Biomaterials Engineering, Day 2, 5/2/07
- To find conditions that may yield better gold-binding colonies.
- Room Temp
- Place a 6 mm x 10 mm slide into the top three wells of a six well dish, shiny-side up.
- Add 2 ml Gal Blocking/Binding Buffer to cover the gold slides.
- Place the dish on the rocking shaker set at speed 7 and let it rock there for at least 10 minutes at each temperature.
- The teaching faculty provided 5ml aliquots of each yeast group. Harvest the cells by spinning the tubes in the centrifuge 2000 RPM, 5 minutes.
- Aspirate the media from the cells. You do not have to remove every drop. In fact it’s better to leave a small amount of liquid on the cells rather than risk aspirating away the cells themselves.
- Resuspend the cell pellet in 1 ml of the Gal Blocking/Binding Buffer
- Aspirate the Blocking/Binding Buffer from each of the gold slides and pipet 1.5 ml of fresh Gal Blocking/Binding Buffer.
- Add 1 ml of the cells that you have resuspended into the appropriate well.
- Place the dish on the rocking shaker set at speed 7 for 30 minutes at each temperature.
- After panning for 30 minutes, move the gold slides to the bottom three wells of the six well dish with 2 ml fresh Gal Blocking/Binding Buffer. Use forceps to move the slides, touching only the edges, and wipe the forceps with ethanol between each sample.
- Place the dish on the rocking shaker set at speed 7 for 15 minutes at each temperature.
- Label three Petri dishes that have –trp media. They should be labeled with the name of the sample as well as the date and your initials.
- Use forceps to move the slides one last time into a new six well dish with 2 ml fresh Gal Blocking/Binding Buffer.
- Photograph the surface of the gold slides using the digital camera and the WILD® light microscope.
- Move the gold slides to eppendorf tubes that have 500 μl of sterile water. Vortex each for 30 seconds exactly. Plate 100 μl on –trp Petri dishes. Once all your plates have dried, wrap them with your colored tape and place them in the 30°C incubator, media side up.
- You can aspirate any remaining liquid from the 6 well dishes and discard them into the biohaz waste. The eppendorf tubes with your yeast and gold slides can be directly discarded into the biohazardous waste.

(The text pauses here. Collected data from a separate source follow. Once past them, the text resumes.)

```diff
@@ -96,14 +115,46 @@
     const __amdgpu_buffer_rsrc_t yrsrc = __builtin_amdgcn_make_buffer_rsrc(p.y, 0, (int)((unsigned)M * (unsigned)N * ES), 0x00020000);
     const __amdgpu_buffer_rsrc_t rrsrc = __builtin_amdgcn_make_buffer_rsrc(const_cast<float*>(p.res ? p.res : p.y), 0,
                                                                            (int)(p.res ? res_rows * (unsigned)N * ES : 0u), 0x00020000);
-    int g = 0;
-    for (int ch = c_begin; ch < c_end; ++ch) {
-        f32x16 acc[NJ];
-#pragma unroll
-        for (int s = 0; s < NST; ++s, ++g) {
-            const int buf = g & 1;
-            if (g + 1 < G) w_store(buf ^ 1);
-            if (g + 2 < G) w_fetch(g + 2);
+    const __amdgpu_buffer_rsrc_t brsrc = __builtin_amdgcn_make_buffer_rsrc(const_cast<float*>(p.bias ? p.bias : p.y), 0,
+                                                                           (int)(p.bias ? (unsigned)N * 4u : 0u), 0x00020000);
+    constexpr int RV = PR ? 1 : 2;
+    f32x4 rr[NH][4][RV], bb[NH][2];
+    auto b_fetch = [&](int ch, int hh) {
+        const int nb = ch * NC + hh * 64 + ecol;
+        bb[hh][0] = __builtin_bit_cast(f32x4, __builtin_amdgcn_raw_buffer_load_b128(brsrc, nb * 4, 0, 0));
+        bb[hh][1] = __builtin_bit_cast(f32x4, __builtin_amdgcn_raw_buffer_load_b128(brsrc, nb * 4 + 16, 0, 0));
+    };
+    auto r_fetch = [&](int ch, int hh, f32x4 (&dst)[4][RV]) {
+        const int nb = ch * NC + hh * 64 + ecol;
+#pragma unroll
+        for (int i = 0; i < 4; ++i)
+#pragma unroll
+            for (int q = 0; q < RV; ++q)
+                dst[i][q] = __builtin_bit_cast(f32x4, __builtin_amdgcn_raw_buffer_load_b128(rrsrc, (int)(rrow[i] + (unsigned)nb * ES + q * 16u), 0, 0));
+    };
+
+    auto k_stages = [&](auto first_tag, f32x16 (&acc)[NJ], const int ch, const int gbase) {
+        constexpr bool FIRST = decltype(first_tag)::value;
+#pragma unroll
+        for (int s = 0; s < NST; ++s) {
+            const int g = gbase + s;
+            const int buf = PROG ? (s & 1) : (g & 1);
+            if (RAHEAD && s == NST - 1) {
+                b_fetch(ch, 0);
+                r_fetch(ch, 0, rr[0]);
+                __builtin_amdgcn_sched_barrier(0);
+            }
+            if constexpr (PROG) {
+                w_fetch((FIRST && s + 2 < NST) || g + 2 < G ? g + 2 : G - 1, s & 1);
+                if (FIRST && s + AD < NST) {
+                    __builtin_amdgcn_sched_barrier(0);
+                    a_fetch(s + AD);
+                }
+            } else {
+                if (g + 1 < G) w_store(buf ^ 1, 0);
+                if (g + 2 < G) w_fetch(g + 2, 0);
+            }
+            if constexpr (PROG) __builtin_amdgcn_sched_barrier(0);
             const char* Wb = Ws + buf * NC * 128;
 #pragma unroll
             for (int c = 0; c < 4; ++c) {
@@ -127,21 +178,31 @@
                             acc[j] = __builtin_amdgcn_mfma_f32_32x32x2f32(a[s][c][k], bfr[j][k], (s == 0 && c == 0 && k == 0) ? s1_zero16() : acc[j], 0, 0, 0);
                 }
             }
+            if constexpr (PROG) {
+                __builtin_amdgcn_sched_barrier(0);
+                if ((FIRST && s + 1 < NST) || g + 1 < G) w_store(buf ^ 1, (s + 1) & 1);
+            }
             __syncthreads();
         }
+    };
+
+    auto epilogue = [&](f32x16 (&acc)[NJ], const int ch) {
         const int n0 = ch * NC;
 #pragma unroll
-        for (int hh = 0; hh < NC / 64; ++hh) {
+        for (int hh = 0; hh < NH; ++hh) {
             const int nb = n0 + hh * 64 + ecol;
-            constexpr int RV = PR ? 1 : 2;
-            f32x4 rr[4][RV];
-            if (p.res_mode != 0) {
-#pragma unroll
-                for (int i = 0; i < 4; ++i)
-#pragma unroll
-                    for (int q = 0; q < RV; ++q)
-                        rr[i][q] = __builtin_bit_cast(f32x4, __builtin_amdgcn_raw_buffer_load_b128(rrsrc, (int)(rrow[i] + (unsigned)nb * ES + q * 16u), 0, 0));
-            }
+            f32x4 rl[4][RV];
+            if constexpr (!RAHEAD) {
+                if constexpr (PEEL) b_fetch(ch, hh);
+                if (p.res_mode != 0) r_fetch(ch, hh, rl);
+            } else if (hh + 1 < NH) {
+                b_fetch(ch, hh + 1);
+                r_fetch(ch, hh + 1, rr[hh + 1]);
+            }
+            auto res_row = [&](int i, int q) -> f32x4 {
+                if constexpr (RAHEAD) return rr[hh][i][q];
+                else return rl[i][q];
+            };
 #pragma unroll
             for (int jj = 0; jj < 2; ++jj)
 #pragma unroll
@@ -149,7 +210,10 @@
                     cw[((v & 3) + 8 * (v >> 2) + 4 * fh) * CLD + jj * 32 + fr] = acc[2 * hh + jj][v];
             __builtin_amdgcn_wave_barrier();
             f32x4 b0 = {0.f, 0.f, 0.f, 0.f}, b1 = b0;
-            if (p.bias) {
+            if constexpr (PEEL) {
+                b0 = bb[hh][0];
+                b1 = bb[hh][1];
+            } else if (p.bias) {
                 b0 = *reinterpret_cast<const f32x4*>(p.bias + nb);
                 b1 = *reinterpret_cast<const f32x4*>(p.bias + nb + 4);
             }
@@ -159,9 +223,9 @@
                 f32x4 v0 = *reinterpret_cast<const f32x4*>(cw + r * CLD + ecol) + b0;
                 f32x4 v1 = *reinterpret_cast<const f32x4*>(cw + r * CLD + ecol + 4) + b1;
                 if (p.res_mode != 0) {
-                    if constexpr (PR == 0) { v0 += rr[i][0]; v1 += rr[i][RV - 1]; }
+                    if constexpr (PR == 0) { v0 += res_row(i, 0); v1 += res_row(i, RV - 1); }
                     else {
-                        const f32x4 raw = rr[i][0];
+                        const f32x4 raw = res_row(i, 0);
                         f32x4 x0, x1;
                         if constexpr (PR == 1) {
                             const unsigned q0 = __float_as_uint(raw[0]), q1 = __float_as_uint(raw[1]), q2 = __float_as_uint(raw[2]), q3 = __float_as_uint(raw[3]);
@@ -200,6 +264,18 @@
             }
             __builtin_amdgcn_wave_barrier();
         }
+    };
+
+    if constexpr (PEEL) {
+        f32x16 acc[NJ];
+        k_stages(std::integral_constant<bool, PROG>{}, acc, c_begin, 0);
+        epilogue(acc, c_begin);
+    }
+    int g0 = PEEL ? NST : 0;
+    for (int ch = c_begin + (PEEL ? 1 : 0); ch < c_end; ++ch, g0 += NST) {
+        f32x16 acc[NJ];
+        k_stages(std::false_type{}, acc, ch, g0);
+        epilogue(acc, ch);
     }
 }
 
```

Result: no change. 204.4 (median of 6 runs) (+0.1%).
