diff --git a/mtr_amd/csrc/dp_test.hip.inc b/mtr_amd/csrc/dp_test.hip.inc
--- a/mtr_amd/csrc/dp_test.hip.inc
+++ b/mtr_amd/csrc/dp_test.hip.inc
@@ -129,6 +129,51 @@
     wc_flush(s_cnt, a.t.counters);
 }
 
+__global__ __launch_bounds__(64, 4) void mtr_k_dp_test_octs(DpPassArgs a)
+{
+    __shared__ unsigned long long s_cnt[CNT_N];
+    const int lane = lane_id();
+    if (lane < CNT_N) s_cnt[lane] = 0ull;
+    uint8_t *cells = a.t.scratch + (size_t)blockIdx.x * a.t.scratch_per_wave;
+    for (;;) {
+        const int grp = next_work_item(a.t.work_counter);
+        if (grp >= a.n_groups) break;
+        const int t0 = uni(a.group_off[grp]), n = uni(a.group_off[grp + 1]) - t0;
+        DpLanes q;
+        {
+            const bool on = (lane >> 3) < n;
+            const int tg = t0 + (on ? (lane >> 3) : 0);
+            const int rd = a.t.read_idx[tg], uo = a.t.unit_off[tg];
+            const long long wo = a.t.b.woff[rd];
+            q.pk = a.t.b.packed + wo; q.wlim = a.packed_words - wo;
+            q.base = a.t.qs[tg]; q.rows = on ? a.t.qe[tg] - q.base + 1 : 0; q.U = on ? a.t.unit_off[tg + 1] - uo : 0;
+            q.unit = a.t.units + uo;
+        }
+        const int maxrows = uni(wave_max_i32(q.rows)), umax = uni(wave_max_i32(q.U));
+        const int C = (umax + 7) >> 3;
+        int best[2][3];
+        st_fwd2p_oct(C, q, cells, maxrows, best);
+        wave_sync_mem();
+        const int bestl = st_oct_best_lanes(best);
+#pragma unroll 1
+        for (int g = 0; g < n; g++) {
+            const int tg = t0 + g;
+            const int rd = uni(a.t.read_idx[tg]), qs = uni(a.t.qs[tg]), U = uni(a.t.unit_off[tg + 1]) - uni(a.t.unit_off[tg]);
+            for (int p = 0; p < 2; p++) {
+                const int bk[3] = { lane_val(bestl, 8 * g + 3 * p), lane_val(bestl, 8 * g + 3 * p + 1), lane_val(bestl, 8 * g + 3 * p + 2) };
+                DpRes o;
+                dpt_traceback<1>(a, a.t.b.packed + uni64(a.t.b.woff[rd]), qs, U, cells + (size_t)g * DPQ_DP_BYTES_G(8, C, maxrows), p, DPQ_ROW_BYTES_G(8, C), bk, o, s_cnt);
+                dpt_store(a, tg, p, qs, U, o);
+                loop_join();
+            }
+            loop_join();
+        }
+        wave_sync_mem();
+        loop_join();
+    }
+    wc_flush(s_cnt, a.t.counters);
+}
+
 __global__ __launch_bounds__(64, MTR_WAVES_PER_SIMD) void mtr_k_dp_test_rev(DpPassArgs a)
 {
     __shared__ unsigned long long s_cnt[CNT_N];
diff --git a/mtr_amd/csrc/k3_staged.hip.inc b/mtr_amd/csrc/k3_staged.hip.inc
--- a/mtr_amd/csrc/k3_staged.hip.inc
+++ b/mtr_amd/csrc/k3_staged.hip.inc
@@ -7,6 +7,8 @@
 #define ST_QSUB 8
 #define ST_NBINS (ST_QCLASSES * ST_QROWBINS * ST_QSUB)
 #define ST_QUMAX 128
+#define ST_OUMAX 32
+#define ST_OCLS0 (ST_QCLASSES - 2)
 
 struct StItemHdr {
     int32_t n_slots; uint32_t run_mask, found_mask; int32_t min_k, max_k;
@@ -585,6 +587,10 @@
             d->pad[0] = ke; d->pad[1] = cls;
             if (is_quad) {
                 int rb = ST_QROWBINS - 1 - (rows >> 3); if (rb < 0) rb = 0;
+                if (Ue <= ST_OUMAX) {
+                    int r8 = rows >> 3; if (r8 > ST_QROWBINS / 2 - 1) r8 = ST_QROWBINS / 2 - 1;
+                    rb = ((((Ue - 1) >> 3) & 1) ? 0 : ST_QROWBINS / 2) + ST_QROWBINS / 2 - 1 - r8;
+                }
                 const int bin = ((8 - DPQ_COLS(Ue)) * ST_QROWBINS + rb) * ST_QSUB + (int)(blockIdx.x & (ST_QSUB - 1));
                 s.dp_bin[di] = bin; s.dp_rank[di] = (int32_t)atomicAdd(s.bin_count + bin, 1u);
             } else {
@@ -628,9 +634,11 @@
         int off = 0;
         for (int c = 0; c < ST_QCLASSES; c++) {
             const int n = tot[(c + 1) * TPC - 1] - (c > 0 ? tot[c * TPC - 1] : 0);
+            if (!force && c == ST_OCLS0) off = (off + 7) & ~7;
             cls_start[c] = off; cls_n[c] = n;
             off += (n + 3) & ~3;
         }
+        if (!force) off = (off + 7) & ~7;
         cls_start[ST_QCLASSES] = off;
         const bool use = s.quad_min > 0 && (force || tot[1023] >= s.quad_min) && off <= s.sorted_cap;
         for (int c = 0; c <= ST_QCLASSES; c++) s.quad_cls[c] = use ? cls_start[c] : 0;
@@ -760,11 +768,22 @@
     dp_forward2p_g16<C>(q, 1, 1, 3, 1, 3, 1, cells, maxrows, best);
     wave_sync_mem();
     wc_time(c.wc, CYC_DP_FWD, t_f);
+#if defined(MTR_PROFILE) && defined(MTR_PROFILE_DP2_CLASS)
+    {
+        int umax = 0;
+        for (int g = 0; g < q.n; g++) umax = q.U[g] > umax ? q.U[g] : umax;
+        const int cls_ = C == 1 ? (umax <= 8 ? CNT_SPARE43 : CNT_SPARE44) : C == 2 ? CNT_SPARE45 : C <= 6 ? CNT_SPARE46 : CNT_SPARE47;
+        wc_add(c.wc, cls_, (long long)(clk() - t_f) + (1ll << 44));
+    }
+#endif
     if (lane == 0) {
         unsigned long long served = 0ull;
         for (int g = 0; g < q.n; g++) served += (unsigned long long)q.rows[g] * (unsigned long long)q.U[g];
         c.wc[CNT_QPASS_BYTES_DP2] += 4ull * (unsigned long long)maxrows * (unsigned long long)DPQ_ROW_BYTES(C);
         c.wc[CNT_QPASS_CELLS_DP2] += served;
+#ifndef MTR_PROFILE
+        c.wc[CNT_SPARE47] += 1ull;
+#endif
     }
     const unsigned long long t_b = clk();
 #pragma unroll
@@ -805,6 +824,102 @@
     wc_time(c.wc, CYC_DP_TB, t_b);
     wave_sync_mem();
 }
+DEVINL void st_fwd2p_oct(int C, const DpLanes &q, uint8_t *cells, int maxrows, int (&best)[2][3])
+{
+    switch (C) {
+    case 1: dp_forward2p_g16<1, 8>(q, 1, 1, 3, 1, 3, 1, cells, maxrows, best); break;
+    case 2: dp_forward2p_g16<2, 8>(q, 1, 1, 3, 1, 3, 1, cells, maxrows, best); break;
+    case 3: dp_forward2p_g16<3, 8>(q, 1, 1, 3, 1, 3, 1, cells, maxrows, best); break;
+    default: dp_forward2p_g16<4, 8>(q, 1, 1, 3, 1, 3, 1, cells, maxrows, best); break;
+    }
+}
+DEVINL int st_oct_best_lanes(const int (&best)[2][3])
+{
+    const int k = lane_id() & 7;
+    return k == 0 ? best[0][0] : k == 1 ? best[0][1] : k == 2 ? best[0][2] : k == 3 ? best[1][0] : k == 4 ? best[1][1] : best[1][2];
+}
+DEVINL bool st_oct_run(K2Ctx &c, const K2Args &a, const StagedArgs &s, int slot0)
+{
+    const int lane = lane_id();
+    const int di_l = s.sorted[slot0 + (lane >> 3)];
+    const unsigned long long present = __ballot(di_l >= 0);
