-    for (int w = 0; w < kBlock / 64; w++) live_waves += (slice * kBlock + w * 64) * GW < K.nw32 ? 1 : 0;
-    const uint32_t rows = (uint32_t)live_waves * 64u * 32u * GW;
+#ifndef SLIDE_SLAB_AUX
+#define SLIDE_SLAB_AUX 16
+#endif
+#ifndef SLIDE_SLAB_RELEASE
+#define SLIDE_SLAB_RELEASE 1
+#endif
+    const int n_chunks = bd.n_items * 3;
+    const uint32_t slab_bytes = (uint32_t)K.max_items * 12u * (uint32_t)sizeof(uint32_t);
+    const __amdgpu_buffer_rsrc_t rs_band = __builtin_amdgcn_make_buffer_rsrc(K.slabs + (size_t)band * (size_t)K.wc_slab * ((size_t)K.max_items * 12), 0,
+                                                                             (int)((uint32_t)K.wc_slab * slab_bytes), 0x00020000);
+    for (int ch = (int)threadIdx.x; ch < n_chunks; ch += kBlock)
+        __builtin_amdgcn_raw_buffer_store_b128(*reinterpret_cast<const u32x4 *>(tab + ch * 4), rs_band, ch * 16, (int)((uint32_t)slice * slab_bytes), SLIDE_SLAB_AUX);
+    asm volatile("s_waitcnt vmcnt(0)" ::: "memory");
+    __syncthreads();
+    if (threadIdx.x == 0) {
+#if SLIDE_SLAB_RELEASE
+        __builtin_amdgcn_fence(__ATOMIC_RELEASE, "agent");
+        asm volatile("s_waitcnt vmcnt(0)" ::: "memory");
+#endif
+        const unsigned before = __hip_atomic_fetch_add(K.arrive + band, 1u, __ATOMIC_RELAXED, __HIP_MEMORY_SCOPE_AGENT);
+        if (before == (unsigned)K.wc - 1u) {
+            __hip_atomic_store(K.arrive + band, 0u, __ATOMIC_RELAXED, __HIP_MEMORY_SCOPE_AGENT);
+            __builtin_amdgcn_fence(__ATOMIC_ACQUIRE, "agent");
+            asm volatile("s_waitcnt vmcnt(0)" ::: "memory");
+        }
+        lds[0] = before;
+    }
+    __syncthreads();
+    if (lds[0] != (unsigned)K.wc - 1u) { env.stamp(6); return; }
+    __builtin_amdgcn_s_setprio(3);
+    uint32_t *sums = lds + kSumBase;
+    for (int i = (int)threadIdx.x; i < bd.n_items * 24; i += kBlock) sums[i] = 0u;
+    __syncthreads();
+    const int n_units = n_chunks * (K.wc_slab / kSlabsPerUnit);
+    for (int un = (int)threadIdx.x; un < n_units; un += kBlock) {
+        const int ch = un % n_chunks, s0 = un / n_chunks * kSlabsPerUnit;
+        const int voff = (int)((uint32_t)s0 * slab_bytes) + ch * 16;
+        u32x4 part[kSlabsPerUnit];
+#pragma unroll
+        for (int u = 0; u < kSlabsPerUnit; u++) part[u] = __builtin_amdgcn_raw_buffer_load_b128(rs_band, voff, (int)((uint32_t)u * slab_bytes), 16);
+        uint32_t lo[4] = {0u, 0u, 0u, 0u}, hi[4] = {0u, 0u, 0u, 0u};
+#pragma unroll
+        for (int u = 0; u < kSlabsPerUnit; u++) {
+            lo[0] += part[u].x & 0xFFFFu; hi[0] += part[u].x >> 16;
+            lo[1] += part[u].y & 0xFFFFu; hi[1] += part[u].y >> 16;
+            lo[2] += part[u].z & 0xFFFFu; hi[2] += part[u].z >> 16;
+            lo[3] += part[u].w & 0xFFFFu; hi[3] += part[u].w >> 16;
+            __builtin_amdgcn_sched_barrier(0);
+        }
+        const int q = ch % 3;
+        uint32_t *row = sums + (ch / 3) * 24;
+#pragma unroll
+        for (int j = 0; j < 4; j++) {
+            atomicAdd(&row[q < 2 ? 4 * q + j : 16 + 2 * j], lo[j]);
+            atomicAdd(&row[q < 2 ? 8 + 4 * q + j : 17 + 2 * j], hi[j]);
+        }
+    }
+    __syncthreads();
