extern "C" int hcspmm_plan_build(const int32_t* rowptr, const int32_t* col, int64_t N, int64_t E, int64_t M,
                                 const int32_t* bp, const int32_t* e2c, const int32_t* ht,
                                 const hcspmm_plan_params* params, int32_t* plan, int64_t words) {
  if (!rowptr || !plan || N < 0 || E < 0) return HCSPMM_EINVAL;
  if (N > 0 && (!bp || !ht)) return HCSPMM_EINVAL;
  if (E > 0 && (!col || !e2c)) return HCSPMM_EINVAL;
  if (N > INT32_MAX - 16 || E > INT32_MAX) return HCSPMM_ERANGE;
  if (M <= 0) M = N;
  if (M > INT32_MAX) return HCSPMM_ERANGE;
  PoolScope scope(plan_threads((N + HCSPMM_BLK_H - 1) / HCSPMM_BLK_H));
  static const bool dbg = std::getenv("HCSPMM_PLAN_DEBUG") != nullptr;
  auto now = [] { return std::chrono::duration<double, std::milli>(std::chrono::steady_clock::now().time_since_epoch()).count(); };
  double tp[8] = {now(), 0, 0, 0, 0, 0, 0, 0};
  uint64_t fingerprint = 0;
  {
    const int frc = fingerprint_and_check(rowptr, col, N, E, M, &fingerprint);
    if (frc != HCSPMM_OK) return frc;
  }
  tp[1] = now();
  Resolved rp = resolve(params);
  rp.schedule = rp.schedule < 0 ? (M <= kScheduleMaxColumns) : (rp.schedule != 0);
  Layout L;
  int rc = HCSPMM_OK;
  bool slicing = rp.slice_mode == kSliceOn;
  if (rp.slice_mode != kSliceOff) {
    rc = compute_layout(rowptr, N, bp, ht, rp, true, &L);
    if (rc != HCSPMM_OK) return rc;
    if (rp.slice_mode == kSliceAuto)
      slicing = M >= kSliceAutoMinColumns && L.nnz_sliced * 20 >= L.nnz_sparse && L.nnz_sliced > 0 &&
                (M >= kSliceAutoAlwaysColumns || L.nnz_sparse >= kSliceAutoMinEntries);
    if (L.n_sliced_rows == 0) slicing = false;
  }
  if (!slicing) {
    rc = compute_layout(rowptr, N, bp, ht, rp, false, &L);
    if (rc != HCSPMM_OK) return rc;
  }
  if (words < L.total) return HCSPMM_EINVAL;
  const int64_t W = (N + HCSPMM_BLK_H - 1) / HCSPMM_BLK_H;
  const int S = slicing ? rp.n_slices : 0;
  tp[2] = now();

  const int T = plan_threads(W);
  std::vector<int64_t> cut((size_t)T + 1);
  for (int t = 0; t <= T; ++t) cut[(size_t)t] = W * t / T;
// ... 204 lines not shown
         [&](int sl, int32_t row, int32_t first, int32_t len, int32_t slot_id) {
           const int64_t q = sp[(size_t)sl * (size_t)n_cls + (size_t)length_class(len)]++;
           sout[4 * q + 0] = row;
           sout[4 * q + 1] = first;
           sout[4 * q + 2] = len;
           sout[4 * q + 3] = slot_id;
         });
  });

  if (rp.schedule) {
    const int64_t n_nt = L.n_tasks - L.n_tiny;
    sort_by_length(out, plan + L.off_task_sched, n_nt, rp.split_threshold, T);
    if (slicing) {
      int32_t* ssched = plan + L.off_slice_sched;
      std::atomic<int> next_list{0};
      parallel_for(T, [&](int) {
        for (int sl; (sl = next_list.fetch_add(1, std::memory_order_relaxed)) < S;) {
          const int64_t lo = table[(size_t)sl], real = slice_real[(size_t)sl];
          sort_by_length(sout + 4 * lo, ssched + 4 * lo, real, rp.split_threshold, 1);
          std::memcpy(ssched + 4 * (lo + real), sout + 4 * (lo + real), 16 * (size_t)(table[(size_t)sl + 1] - lo - real));
        }
      });
      std::memset(ssched + 4 * table[(size_t)S], 0, 16 * (size_t)(L.n_slice_tasks - table[(size_t)S]));
    }
  }

  tp[5] = now();
  std::stable_sort(dense.begin(), dense.end(), [](const DenseRef& a, const DenseRef& b) { return a.K > b.K; });
  int32_t* dindex = plan + L.off_dense_index;
  int32_t* dpack = plan + L.off_dense_pack;
  const int64_t n_reg = L.n_dense - L.n_compact - L.n_compact2, n_c2 = L.n_compact2;
  std::vector<int64_t> pack_at((size_t)n_reg + 1, 0);
  for (int64_t i = 0; i < n_reg; ++i) pack_at[(size_t)i + 1] = pack_at[(size_t)i] + dense[(size_t)i].K + (dense[(size_t)i].K / 4) * 2;
  std::vector<int64_t> uniq_part((size_t)T, 0);
  std::vector<int> bad((size_t)T, 0);
  parallel_for(T, [&](int t) {
    int64_t uniq_total = 0;
    for (int64_t i = L.n_dense * t / T; i < L.n_dense * (t + 1) / T; ++i) {
      const int64_t w = dense[(size_t)i].w;
      const int32_t K = dense[(size_t)i].K, K4 = K / 4;
      const int64_t r0 = w * HCSPMM_BLK_H, r1 = std::min<int64_t>(r0 + HCSPMM_BLK_H, N);
      const int kind = i < n_reg ? 0 : (i < n_reg + n_c2 ? 2 : 1);
      if (kind != (K <= HCSPMM_COMPACT_K ? 1 : (K <= HCSPMM_COMPACT2_K ? 2 : 0))) { bad[(size_t)t] = 1; return; }
      const int32_t kmax = kind == 1 ? HCSPMM_COMPACT_K : (kind == 2 ? HCSPMM_COMPACT2_K : K);
      const int64_t off = kind == 1 ? HCSPMM_COMPACT_WORDS * (i - n_reg - n_c2)
                                    : (kind == 2 ? HCSPMM_COMPACT2_WORDS * (i - n_reg) : pack_at[(size_t)i]);
// ... 54 lines not shown
  h.n_tiny = (int32_t)n_tiny;
  h.n_dense_compact = (int32_t)L.n_compact;
  h.off_dense_compact = (int32_t)L.off_compact;
  h.n_dense_compact2 = (int32_t)L.n_compact2;
  h.off_dense_compact2 = (int32_t)L.off_compact2;
  h.num_columns = (int32_t)M;
  h.n_sparse_windows = (int32_t)L.n_sparse_windows;
  h.off_sparse_windows = (int32_t)L.off_sparse_windows;
  h.fingerprint_lo = (uint32_t)(fingerprint & 0xffffffffull);
  h.fingerprint_hi = (uint32_t)(fingerprint >> 32);
  h.dense_k_sum = (int32_t)std::min<int64_t>(L.dense_k_sum, INT32_MAX);
  h.flags = rp.fuse_in_launch < 0 ? HCSPMM_PLAN_FUSE_NEVER : (rp.fuse_in_launch >= 2 ? HCSPMM_PLAN_FUSE_ROWS : (rp.fuse_in_launch == 1 ? HCSPMM_PLAN_FUSE_IN_LAUNCH : 0));
  h.n_slices = S;
  h.slice_threshold = slicing ? rp.slice_threshold : 0;
  h.off_slice_table = (int32_t)L.off_slice_table;
  h.off_slice_tasks = (int32_t)L.off_slice_tasks;
  h.n_slice_tasks = slicing ? (int32_t)table[(size_t)S] : 0;
  h.slice_xcd_tasks = (int32_t)slice_xcd_tasks;
  h.nnz_sliced = slicing ? (int32_t)L.nnz_sliced : 0;
  h.n_sliced_rows = slicing ? (int32_t)L.n_sliced_rows : 0;
  h.panel_cols = rp.panel_cols;
  h.off_task_sched = (int32_t)L.off_task_sched;
  h.off_slice_sched = (int32_t)L.off_slice_sched;
  static_assert(sizeof(hcspmm_plan_header) == HCSPMM_PLAN_HEADER_WORDS * 4, "header size");
  std::memcpy(plan, &h, sizeof(h));
  if (dbg) {
    tp[6] = now();
    std::fprintf(stderr, "plan_build: T=%d: fingerprint + range check %.2f | layout %.2f | clear + slice boundaries %.2f | task pass 1 (count) %.2f | "
                         "task pass 2 (write) %.2f | dense packs %.2f | total %.2f ms\n",
                 T, tp[1] - tp[0], tp[2] - tp[1], tp[3] - tp[2], tp[4] - tp[3], tp[5] - tp[4], tp[6] - tp[5], tp[6] - tp[0]);
  }
  return HCSPMM_OK;
}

- To grow up binding colonies so that we can compare them later.
- Put 2.5 ml Glucose media in 4 tubes labeled A, B, C, & D.
- Put 5 ml Galactose media in 4 tubes labeled A, B, C, & D.
- Pick 4 colonies from the library plate (label them on the plate) and use a sterile dowel to move some of the colonies to it appropriate Glucose tube.
- Put the glucose tube in the rotor and give the galactose tubes to the faculty.
Today was a preparation for Friday. We picked colonies that will be ready by then, and also tried new protocols to make the screening process better.